Trinkwasserbrunnen an der Ruhr: Foto: Simplicius Lizenz: GNU/FDL

Viele Bürger glauben, dass Unternehmen in öffentlicher Hand bessere Leistungen für weniger Geld bringen als Privatunternehmen. Gelsenwasser zeigt, dass das ein Vorurteil ist.

Nicht wenige sind der Meinung dass die Privatisierungen der vergangenen Jahrzehnte ein Irrweg waren und fordern das zumindest alles was mit der Grundversorgung zu tun hat, künftig von städtischen oder staatlichen Unternehmen geleistet werden sollte. Mal ganz davon ab, dass die Liberalisierung des Telekommunikationsmarktes ein Beispiel dafür ist, das Preise sinken und Leistungen steigen, wenn man gemeinsam mit der Privatisierung auch dafür sorgt, dass es zu einem starken Wettbewerb kommt – Monopole zu privatisieren ist natürlich Unfug – zeigen auch öffentliche Unternehmen, dass sie sich weniger an den Interessen ihrer Kunden als an denen ihrer Besitzer orientieren. Zum Beispiel Gelsenwasser. Nicht nur, dass das Unternehmen seinen Kunden Wasser zumutet, dass schlechter gefiltert ist als das des Mülheimer Versorgers RWW, an dem RWE zu 80 Prozent beteiligt ist, das

Unternehmen ist auch äußerst Gewinnorientiert – und bei Investitionen, die ja den Gewinn schmälern könnten, recht zurückhaltend.

Über 500 Millionen Euro führte Gelsenwasser zwischen 2005 und 2010 an die Städte Dortmund und Bochum und deren Tochterunternehmen ab. Davon müssen natürlich die Kredite für den Gelsenwasser-Kauf finanziert werden, aber es bleibt trotzdem eine ganze Menge übrig. Zum Beispiel um so Dinge wie den hochdefizitären Dortmunder Flughafen zu subventionieren. Oder dem VfL-Bochum finanziell zu helfen.

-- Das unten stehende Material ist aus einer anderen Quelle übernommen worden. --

__device__ __forceinline__ void intra_pred_lanes(int mode, int cmode, const uint8_t* nb, int tl, const int* ctl, bool aT, bool aL,
                                 int* pred_l, int* pred_c) {
    const int l = lane_id();
    const int b = l >> 2, r = l & 3;
    const int cl = l & 31, comp = cl >> 4, cb = (cl >> 2) & 3;
    const int lx = blk_x(b) * 4, ly = blk_y(b) * 4 + r;
    const int clx = (cb & 1) * 4, cly = (cb >> 1) * 4 + r;
    const int e = nb[l];
    if (mode == 0) {
#pragma unroll
        for (int j = 0; j < 4; j++) pred_l[j] = nb[lx + j];
    } else if (mode == 1) {
        const int v = nb[16 + ly];
#pragma unroll
        for (int j = 0; j < 4; j++) pred_l[j] = v;
    } else if (mode == 2) {
        const int st = wave_sum_masked(e, l < 16), sl = wave_sum_masked(e, l >= 16 && l < 32);
        const int dc = (aT && aL) ? (st + sl + 16) >> 5 : (aL ? (sl + 8) >> 4 : (aT ? (st + 8) >> 4 : 128));
#pragma unroll
        for (int j = 0; j < 4; j++) pred_l[j] = dc;
    } else {
        const int i = l & 7, base = l < 8 ? 0 : 16;
        const int p1 = nb[base + 8 + i];
        const int p0 = 6 - i >= 0 ? nb[base + sk_max(6 - i, 0)] : tl;
        const int term = (i + 1) * (p1 - p0);
        const int H = wave_sum_masked(term, l < 8), V = wave_sum_masked(term, l >= 8 && l < 16);
        const int pa = 16 * (nb[16 + 15] + nb[15]);
        const int pb = (5 * H + 32) >> 6, pc = (5 * V + 32) >> 6;
#pragma unroll
        for (int j = 0; j < 4; j++) pred_l[j] = sk_clip255((pa + pb * (lx + j - 7) + pc * (ly - 7) + 16) >> 5);
    }
    const int ct = 32 + 8 * comp, cf = 48 + 8 * comp;
    if (cmode == 0) {
        const int q = quad_sum(e);
        const int st = __shfl(q, 32 + 8 * comp + 4 * (cb & 1));
        const int sl = __shfl(q, 48 + 8 * comp + 4 * (cb >> 1));
        const int bx = cb & 1, by = cb >> 1;
        int v;
        if (bx == by) v = (aT && aL) ? (st + sl + 4) >> 3 : (aL ? (sl + 2) >> 2 : (aT ? (st + 2) >> 2 : 128));
        else if (bx == 1) v = aT ? (st + 2) >> 2 : (aL ? (sl + 2) >> 2 : 128);
        else v = aL ? (sl + 2) >> 2 : (aT ? (st + 2) >> 2 : 128);
#pragma unroll
        for (int j = 0; j < 4; j++) pred_c[j] = v;
    } else if (cmode == 1) {
        const int v = nb[cf + cly];
#pragma unroll
        for (int j = 0; j < 4; j++) pred_c[j] = v;
    } else if (cmode == 2) {
#pragma unroll
        for (int j = 0; j < 4; j++) pred_c[j] = nb[ct + clx + j];
    } else {
        const int tc = (l >> 4) & 1, isv = (l >> 3) & 1, i = l & 3;
        const int base = isv ? 48 + 8 * tc : 32 + 8 * tc;
        const int p1 = nb[base + 4 + i];
        const int p0 = 2 - i >= 0 ? nb[base + sk_max(2 - i, 0)] : ctl[tc];
        const int term = (l & 4) ? 0 : (i + 1) * (p1 - p0);
        const int H0 = wave_sum_masked(term, l < 8), V0 = wave_sum_masked(term, l >= 8 && l < 16);
        const int H1 = wave_sum_masked(term, l >= 16 && l < 24), V1 = wave_sum_masked(term, l >= 24 && l < 32);
        const int H = comp ? H1 : H0, V = comp ? V1 : V0;
        const int pa = 16 * (nb[cf + 7] + nb[ct + 7]);
        const int pb = (34 * H + 32) >> 6, pc = (34 * V + 32) >> 6;
#pragma unroll
        for (int j = 0; j < 4; j++) pred_c[j] = sk_clip255((pa + pb * (clx + j - 3) + pc * (cly - 3) + 16) >> 5);
    }
}

__device__ void load_nb_planes(const Planes& P, int sy, int sc, int mbx, int mby, bool aT, bool aL, uint8_t* nb,
                               int* tl, int* ctl) {
    const int l = lane_id();
    int v = 0;
    if (l < 16) v = aT ? P.y[(size_t)(mby * 16 - 1) * sy + mbx * 16 + l] : 0;
    else if (l < 32) v = aL ? P.y[(size_t)(mby * 16 + l - 16) * sy + mbx * 16 - 1] : 0;
    else if (l < 48) {
        const uint8_t* C = (l & 8) ? P.v : P.u;
        v = aT ? C[(size_t)(mby * 8 - 1) * sc + mbx * 8 + (l & 7)] : 0;
    } else {
        const uint8_t* C = (l & 8) ? P.v : P.u;
        v = aL ? C[(size_t)(mby * 8 + (l & 7)) * sc + mbx * 8 - 1] : 0;
    }
    nb[l] = (uint8_t)v;
    *tl = (aT && aL) ? P.y[(size_t)(mby * 16 - 1) * sy + mbx * 16 - 1] : 0;
    ctl[0] = (aT && aL) ? P.u[(size_t)(mby * 8 - 1) * sc + mbx * 8 - 1] : 0;
    ctl[1] = (aT && aL) ? P.v[(size_t)(mby * 8 - 1) * sc + mbx * 8 - 1] : 0;
    wave_sync();
}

Und auch Gelsenwasser-Chef wird mit 800.000 Euro im Jahr auch höher entlohnt als Commerzbank-Boss Blessing.

Das neue kommunale Wirtschaftsrecht der rot-grünen Landesregierung kommt dem entgegen. Der Wille Geld verdienen reicht aus, damit sich Städte als Unternehmer versuchen dürfen. Das Risiko tragen natürlich die Bürger.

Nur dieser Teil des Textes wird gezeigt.